特権層の汚職と税の無駄
2007年 12月 05日
■防衛省をめぐる問題は要するに「税金の不正使用」ということである。本日の報道ステーションでも報じていたが、イージス艦に提供していた石油についても「随意契約」という名のもと、仲介していた特定の商社が破格の儲けをしていた可能性が強い。
■一部の「特権層」が国民の税金を非合法すれすれの手段を駆使して「私」しているということである。軍事機密という名目のもと、まるで時代劇の悪徳商人のようなことが、未だに行われている。特捜の捜査に期待したいものだが、「うまい汁」をすっていた連中はなんとか、身に降りかかる火の粉を振り払おうと必死に画策し、もみ消そうと躍起になっている。
■こういうニュースは世界に配信されるし、日本は依然として「アジア的停滞」の残滓をひきずっていると見られてしまうだろう。政治家や官僚の汚職がゼロになることは期待できないが、数を減らすためには、政権交代がもっとも有効である。仮に民主党が政権をとったとしても、劇的変化があるわけではなく、自民党にいったほうがいい民主党議員もいるし、逆に民主党にいったほうがいい自民党議員もいて、代わり映えしないという人がいる。
■しかし、少なくとも恒常的に権力を握りつづけている党や人、組織を一旦、そこから引き離し、別の人間がとってかわることで、緊張度が加わるし、汚濁の一部は除去される。「特権」や「既得権益」をもたない国民の意見も反映されやすいし、他の民主主義国ならみんなやっていることである。
■権限をもつ官僚が同じポストに2,3年以上つかないのは、一部の人間、業者との癒着を防ぐためである。残念ながら、ほとんどの人間は、表に出す出さないは別にして欲得の塊である。

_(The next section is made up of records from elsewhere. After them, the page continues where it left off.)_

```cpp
static bool px3_wide(int cout) { return cout % 256 == 0; }

static bool px3_wide3(int cout) { return cout % 192 == 0; }

struct Px3Shape { bool w3; int nbw, tl, tn; };
static Px3Shape px3_shape(int cin, int cout) {
    Px3Shape p;
    p.w3 = cout % 96 == 0 && cout % 128 != 0;
    p.tl = (cin >= 512 || cout >= 384) ? 2 : 1;
    if (p.tl == 2) p.nbw = 2;
    else p.nbw = (!p.w3 && px3_wide(cout)) || (p.w3 && px3_wide3(cout)) ? 4 : 2;
    p.tn = 16 * (p.w3 ? 3 : 4) * p.nbw;
    return p;
}

template <bool DENSE, bool B16, int SC, bool F2 = false, bool H16 = false>
static void px3_launch(const Px3Shape &p, dim3 grid, hipStream_t st, const float *in, int cin, const float *wf, int cout,
                       const int32_t *pair_idx, const int32_t *tile_k, const int32_t *n_tiles, float *y, const float *bias,
                       int n_rows, int k_total = 1) {
    const size_t lds = (size_t)2 * 64 * p.tl * 192;
#define U2_PX3(NW_, NBW_, TL_)                                                                                                  \
    hipLaunchKernelGGL((conv_px3_kernel<NW_, NBW_, DENSE, B16, SC, TL_, F2, H16>), grid, dim3(64 * NW_), lds, st, in, cin, wf, cout, pair_idx, \
                       tile_k, n_tiles, y, bias, n_rows, k_total)
    if (p.tl == 2) {
        if (p.w3) U2_PX3(3, 2, 2); else U2_PX3(4, 2, 2);
    } else if (p.nbw == 4) {
        if (p.w3) U2_PX3(3, 4, 1); else U2_PX3(4, 4, 1);
    } else {
        if (p.w3) U2_PX3(3, 2, 1); else U2_PX3(4, 2, 1);
    }
#undef U2_PX3
}

int launch_conv_px3(const char *who, const float *in, int cin, const float *wf, int cout, const int32_t *pair_idx,
                    const int32_t *tile_k, const int32_t *n_tiles, int64_t capacity, float *y, hipStream_t st, int rows16,
                    int f16x2_k) {
    if (!conv_px3_supported(cin, cout)) return -1;
    const Px3Shape p = px3_shape(cin, cout);
    const int64_t cap_x = (p.tl == 1 && p.nbw == 2 ? 3 : 2) * 256;
    const int gy = (int)ceil_div(cout, p.tn);
    int64_t gx = std::min<int64_t>(cap_x, ceil_div(capacity / (64 * p.tl) * gy, 8) * 8);
    if (gx < 8) gx = 8;
    dim3 grid((unsigned)gx);
    if (f16x2_k > 0) px3_launch<false, false, 32, true>(p, grid, st, in, cin, wf, cout, pair_idx, tile_k, n_tiles, y, nullptr, 0, f16x2_k);
    else if (rows16 == kRowsF32) px3_launch<false, false, 32>(p, grid, st, in, cin, wf, cout, pair_idx, tile_k, n_tiles, y, nullptr, 0);
    else if (rows16 == kRowsF16 && cin % 64 == 0) px3_launch<false, true, 64, false, true>(p, grid, st, in, cin, wf, cout, pair_idx, tile_k, n_tiles, y, nullptr, 0);
    else if (rows16 == kRowsF16) px3_launch<false, true, 32, false, true>(p, grid, st, in, cin, wf, cout, pair_idx, tile_k, n_tiles, y, nullptr, 0);
    else if (cin % 64 == 0) px3_launch<false, true, 64>(p, grid, st, in, cin, wf, cout, pair_idx, tile_k, n_tiles, y, nullptr, 0);
    else px3_launch<false, true, 32>(p, grid, st, in, cin, wf, cout, pair_idx, tile_k, n_tiles, y, nullptr, 0);
    return check_launch(who);
}

int launch_linear_px3(const char *who, const float *in, int64_t n_rows, int cin, const float *wf, int cout,
                      const float *bias, float *y, hipStream_t st, int rows16, bool f16x2) {
    if (!conv_px3_supported(cin, cout)) return -1;
    const Px3Shape p = px3_shape(cin, cout);
    const int gy = (int)ceil_div(cout, p.tn);
    const int64_t cap_x = (p.tl == 1 && p.nbw == 2 ? 3 : 2) * 256;
    int64_t gx = std::min<int64_t>(cap_x, ceil_div(ceil_div(n_rows, 64 * p.tl) * gy, 8) * 8);
    if (gx < 8) gx = 8;
    dim3 grid((unsigned)gx);
    if (f16x2) px3_launch<true, false, 32, true>(p, grid, st, in, cin, wf, cout, nullptr, nullptr, nullptr, y, bias, (int)n_rows, 1);
    else if (rows16 == kRowsF32) px3_launch<true, false, 32>(p, grid, st, in, cin, wf, cout, nullptr, nullptr, nullptr, y, bias, (int)n_rows);
    else if (rows16 == kRowsF16 && cin % 64 == 0) px3_launch<true, true, 64, false, true>(p, grid, st, in, cin, wf, cout, nullptr, nullptr, nullptr, y, bias, (int)n_rows);
    else if (rows16 == kRowsF16) px3_launch<true, true, 32, false, true>(p, grid, st, in, cin, wf, cout, nullptr, nullptr, nullptr, y, bias, (int)n_rows);
    else if (cin % 64 == 0) px3_launch<true, true, 64>(p, grid, st, in, cin, wf, cout, nullptr, nullptr, nullptr, y, bias, (int)n_rows);
    else px3_launch<true, true, 32>(p, grid, st, in, cin, wf, cout, nullptr, nullptr, nullptr, y, bias, (int)n_rows);
    return check_launch(who);
}

}
```

### u2mkd_amd/csrc/conv_tp.hip

```cpp
#include <stdlib.h>

#include <type_traits>

#include "conv_internal.h"

namespace u2mkd {

#ifndef U2MKD_TP_EXTRA_LDS
#define U2MKD_TP_EXTRA_LDS 0
#endif
constexpr int kTpPad = 8;
constexpr int kTpRowShift = 25;
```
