SIGNATURES = {
    "rave_b200_version": (c_int, []),
    "rave_b200_last_error": (c_char_p, []),
    "rave_b200_launch_count": (c_ulonglong, []),
    "rave_pqmf_analysis_fwd": (c_int, [_P, _P, _P, _I, _I, _I, _I, _I, _I, _P]),
    "rave_pqmf_synthesis_fwd": (c_int, [_P, _P, _P, _I, _I, _I, _I, _F, _I, _P]),
    "rave_pqmf_analysis_fast": (c_int, [_P, _P, _P, _P, _I, _I, _I, _I, _I, _P]),
    "rave_pqmf_synthesis_fast": (c_int, [_P, _P, _P, _P, _I, _I, _I, _F, _I, _P]),
    "rave_conv1d_gather_f32": (c_int, [_P, _P, _P, _P, _P, _I, _I, _I, _I, _I, _I, _I, _I, _I, _L, _L,
                                       _I, _F, _P, _I, _F, _P, _P, _P]),
    "rave_conv1d_scatter_f32": (c_int, [_P, _P, _P, _P, _P, _I, _I, _I, _I, _I, _I, _I, _I, _I, _L, _L,
                                        _I, _F, _P, _I, _F, _P, _P, _P]),
    "rave_conv1d_wgrad_workspace_bytes": (c_size_t, [_I, _I, _I, _I, _I]),
    "rave_conv1d_wgrad_f32": (c_int, [_P, _P, _P, _I, _I, _I, _I, _I, _I, _I, _I, _I, _L, _L, _I, _I,
                                      _F, _P, _P, _P]),
    "rave_weight_norm_fwd": (c_int, [_P, _P, _P, _P, _I, _I, _P]),
# ... 5 lines not shown
    "rave_reparam_fwd": (c_int, [_P, _P, _P, _P, _I, _I, _I, _P]),
    "rave_mmd_fwd": (c_int, [_P, _P, _P, _P, _I, _I, _I, _P]),
    "rave_mmd_bwd": (c_int, [_P, _P, _P, _P, _I, _I, _I, _P]),
    "rave_sphere_norm_fwd": (c_int, [_P, _P, _P, _I, _I, _I, _P]),
    "rave_sphere_norm_bwd": (c_int, [_P, _P, _P, _P, _I, _I, _I, _P]),
    "rave_latent_moments": (c_int, [_P, _I, _I, _I, _I, _P, _P, _P]),
    "rave_latent_moments_workspace_bytes": (c_long, [_I, _I, _I]),
    "rave_conv1d_tc_supported": (c_int, [_I, _I, _I, _I, _I]),
    "rave_dilated_unit_tc_supported": (c_int, [_I, _I]),
    "rave_dilated_unit_tc_fwd": (c_int, [_P, _P, _P, _P, _P, _P, _I, _I, _I, _I, _I, _I, _F, _F, _I, _F, _P]),
    "rave_conv1d_tc_plan": (c_int, [_I, _I, _I, _I, _I]),
    "rave_conv1d_tc_pp_stages": (c_int, [_I, _I, _I, _I, _I, _I, _I]),
    "rave_conv1d_tc_pp_fwd_stages": (c_int, [_I, _I, _I, _I, _I]),
    "rave_conv1d_tc_fwd": (c_int, [_P, _P, _P, _P, _P, _P, _P, _F, _P, _P, _I, _I, _I, _I, _I, _I, _I, _I, _I, _I, _I,
                                   _F, _I, _I, _I, _P, _I, _P]),
    "rave_conv1d_tc_fwd_x3": (c_int, [_P, _P, _P, _P, _P, _F, _P, _P, _I, _I, _I, _I, _I, _I, _I, _I, _I, _I, _I, _F, _I,
                                      _I, _I, _I, _P]),
    "rave_weight_prep_tc_multi_x3": (c_int, [_I, _P, _P]),
    "rave_ncl_to_cl_x3": (c_int, [_P, _P, _I, _I, _I, _P]),
    "rave_conv1d_tc_wgrad": (c_int, [_P, _P, _P, _P, _I, _I, _I, _I, _I, _I, _I, _I, _I, _I, _I, _P]),
    "rave_tapmajor_to_weight_f32": (c_int, [_P, _P, _I, _I, _I, _I, _I, _P]),
    "rave_conv1d_tc_wgrad_splits": (c_int, [_I, _I, _I, _I, _I]),
    "rave_time_stack_cl": (c_int, [_P, _P, _I, _I, _I, _I, _I, _I, _I, _I, _P]),
    "rave_time_stack_cl_bwd": (c_int, [_P, _P, _I, _I, _I, _I, _I, _I, _I, _I, _P]),
    "rave_time_stack_nhwc": (c_int, [_P, _P, _I, _I, _I, _I, ctypes.c_long, ctypes.c_long, _I, _I, _I, _I, _P]),
    "rave_time_stack_nhwc_bwd": (c_int, [_P, _P, _I, _I, _I, _I, _I, _I, _I, _I, _P]),
    "rave_time_stack_nhwc_dil": (c_int, [_P, _P, _I, _I, _I, _I, ctypes.c_long, ctypes.c_long, _I, _I, _I, _I, _I, _P]),
    "rave_time_stack_nhwc_dil_bwd": (c_int, [_P, _P, _I, _I, _I, _I, _I, _I, _I, _I, _I, _P]),
    "rave_l1_stats_f32": (c_int, [_P, _P, _P, ctypes.c_long, _P]),
    "rave_leaky_fm_fwd": (c_int, [_P, _P, _P, ctypes.c_long, ctypes.c_float, _P]),
    "rave_leaky_fm_bwd": (c_int, [_P, _P, _P, _P, ctypes.c_long, ctypes.c_float, _P]),
    "rave_leaky_fm_stack_fwd": (c_int, [_P, _P, _P, _P, ctypes.c_long, _I, _I, _I, _I, ctypes.c_float, _P]),
    "rave_leaky_fm_stack_bwd": (c_int, [_P, _P, _P, _P, _P, ctypes.c_long, _I, _I, _I, _I, ctypes.c_float, _P]),
    "rave_leaky_fm_stack_dil_fwd": (c_int, [_P, _P, _P, _P, ctypes.c_long, _I, _I, _I, _I, _I, ctypes.c_float, _P]),
    "rave_leaky_fm_stack_dil_bwd": (c_int, [_P, _P, _P, _P, _P, ctypes.c_long, _I, _I, _I, _I, _I, ctypes.c_float, _P]),
    "rave_l1_grad_f32": (c_int, [_P, _P, _P, _P, _P, ctypes.c_long, _P]),
    "rave_snake_cl_fwd": (c_int, [_P, _P, _P, ctypes.c_long, _I, _P]),
    "rave_snake_cl_bwd": (c_int, [_P, _P, _P, _P, _P, _P, ctypes.c_long, _I, _P]),
    "rave_weight_prep_tc": (c_int, [_P, _P, _P, _P, _P, _I, _P, _P, _I, _I, _I, _I, _I, _I, _P]),
    "rave_weight_norm_bwd_tapmajor": (c_int, [_P, _P, _P, _P, _P, _P, _I, _I, _I, _I, _I, _I, _P]),
    "rave_conv1d_c1_fwd": (c_int, [_P, _P, _P, _P, _P, _I, _I, _I, _I, _I, _I, _I, _I, _I, _I, _F, _P]),
    "rave_conv1d_c1_wgrad_splits": (c_int, [_I, _I]),
    "rave_conv1d_c1_wgrad": (c_int, [_P, _P, _P, _I, _I, _I, _I, _I, _I, _I, _I, _I, _I, _P]),
    "rave_conv1d_c1_dgrad": (c_int, [_P, _P, _P, _I, _I, _I, _I, _I, _I, _I, _I, _I, _I, _P]),
    "rave_colsum_bf16": (c_int, [_P, _P, _I, _I, _I, _I, _I, _P]),
    "rave_im2col_c1": (c_int, [_P, _P, _I, _I, _I, _I, _I, _I, _I, _I, _I, _I, _I, _P]),
    "rave_gather_c1": (c_int, [_P, _P, _I, _I, _I, _I, _I, _I, _I, _I, _I, _I, _I, _P]),
    "rave_im2col_cin": (c_int, [_P, _P, _I, _I, _I, _I, _I, _I, _I, _I, _I, _I, _I, _I, _I, _P]),
    "rave_gather_cin": (c_int, [_P, _P, _I, _I, _I, _I, _I, _I, _I, _I, _I, _I, _I, _I, _I, _P]),
    "rave_fm_stats": (c_int, [_P, _P, _I, _I, _I, _I, _F, _P]),
    "rave_fm_grad": (c_int, [_P, _P, _P, _I, _I, _I, _I, _F, _P]),
    "rave_score_stats": (c_int, [_P, _P, _I, _I, _I, _I, _P]),
    "rave_score_grad": (c_int, [_P, _P, _P, _I, _I, _I, _I, _P]),
    "rave_spectral_stats": (c_int, [_P, _P, _P, _L, _F, _P]),
    "rave_spectral_grad": (c_int, [_P, _P, _P, _P, _P, _L, _F, _P]),
    "rave_stft_frames": (c_int, [_P, _P, _P, _I, _I, _I, _I, _P]),
    "rave_stft_frames_bwd": (c_int, [_P, _P, _P, _I, _I, _I, _I, _P]),
    "rave_stft_frames_valid": (c_int, [_P, _P, _P, _I, _I, _I, _I, _F, _P]),
    "rave_stft_frames_valid_bwd": (c_int, [_P, _P, _P, _I, _I, _I, _I, _F, _P]),
    "rave_rfft_bwd_scale": (c_int, [_P, _P, _L, _I, _I, _L, _L, _L, _P]),
    "rave_mel_log1p_fwd": (c_int, [_P, _P, _P, _P, _I, _I, _I, _I, _I, _F, _P]),
    "rave_mel_log1p_bwd": (c_int, [_P, _P, _P, _P, _P, _I, _I, _I, _I, _I, _F, _P]),
    "rave_gru_fwd": (c_int, [_P, _P, _P, _P, _P, _I, _I, _I, _P]),
    "rave_gru_bwd": (c_int, [_P, _P, _P, _P, _P, _I, _I, _I, _P]),
    "rave_gemm_f32_splits": (c_int, [_I, _I, _I]),
    "rave_gemm_f32": (c_int, [_P, _L, _L, _P, _L, _L, _P, _P, _L, _P, _I, _I, _I, _P, _I, _P]),
    "rave_noise_fir_fwd": (c_int, [_P, _P, _P, _P, _I, _I, _I, _I, _I, _P]),
    "rave_noise_fir_bwd": (c_int, [_P, _P, _P, _P, _P, _I, _I, _I, _I, _I, _P]),
    "rave_adam_multi": (c_int, [_I, _P, _P, _P, _P, _P, _P, _P, _F, _F, _F, _P]),
    "rave_weight_prep_tc_multi": (c_int, [_I, _P, _P]),
    "rave_weight_norm_bwd_multi": (c_int, [_I, _P, _P]),
    "rave_ncl_to_cl": (c_int, [_P, _P, _P, _I, _I, _I, _I, _F, _P, _P]),
    "rave_cl_to_ncl": (c_int, [_P, _P, _I, _I, _I, _P]),
    "rave_act_to_bf16": (c_int, [_P, _P, _I, _I, _I, _I, _F, _P, _P]),
    "rave_weight_to_tapmajor_bf16": (c_int, [_P, _P, _I, _I, _I, _I, _I, _P]),
    "rave_prior_latent_classes": (c_int, [_P, _P, _P, _P, _P, _I, _I, _I, _I, _I, _P]),
    "rave_prior_embed_fwd": (c_int, [_P, _P, _P, _P, _P, _I, _I, _I, _I, _I, _I, _I, _F, _P]),
    "rave_prior_embed_wgrad": (c_int, [_P, _P, _P, _P, _P, _I, _I, _I, _I, _I, _I, _I, _F, _P]),
    "rave_gate_fwd": (c_int, [_P, _P, _I, _I, _I, _I, _P]),
    "rave_gate_bwd": (c_int, [_P, _P, _P, _I, _I, _I, _I, _P]),
    "rave_prior_head_ce_fwd": (c_int, [_P, _P, _P, _P, _P, _I, _I, _I, _I, _I, _I, _F, _P]),
    "rave_prior_head_ce_bwd": (c_int, [_P, _P, _P, _P, _P, _P, _P, _P, _I, _I, _I, _I, _I, _I, _F, _P]),
}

希にそういうものとは無縁で清潔な人もいるが、そういう人が行政能力、事務の力に長けているとは限らない。
■おうおうにして、少々の悪を働きそうな人のほうが有能な場合も多い。「清潔」ではあるものの無能な人間が権限を握った場合、そのマイナスの影響ははかりしれない。最悪のケースは、悪徳かつ無能の人間が権力を握ることだろう。
世襲などの場合、よく起こりうる。じっさい、無能な息子が父親や祖父の事業を引き継いでダメにしてしまうケースは、世の中に五万とある。
今、世界情勢は「ただならぬ」事態にはいりつつある。国際情勢を冷静に判断し、日本がどう対処し、この事態を乗り切れるのか。深い叡智と実行力をもった指導層が、今ほど必要なときはない、と思うのだが――。
■深夜、近くのコンビニにいき、たまたま雑誌コーナーで「ダカーポ」を手にとったところ、最後のページに「今号をもちまして『ダカーポ』は休刊いたします。26年間のご愛読、本当にありがとうございました」といった文字が記されていた。半年ほど前に休刊すると聞いていたが、その後も出続けていたので、休刊はガセネタかと思っていた。長く続く雑誌などが休刊となると、一つの時代が終わったという気がする。この雑誌にある時期、関係した編集者や編集長とは知り合いでもあったので、ふっと彼らの顔が浮かぶ。
Oさんはすでに定年になり、過日、故郷で年老いた親の介護をする――といった葉書がきていた。以前の編集長Nさんの自分と同じ名をつけた愛犬はまだ元気なのかどうか。
■一つの時代が終わり、新しく胸のわくわくする時代がくるといいのだが、どうも、そうなりそうにない。年明けに経済がクラッシュする可能性が出てきたし……内外ともに「ただならぬ」時代になってきた。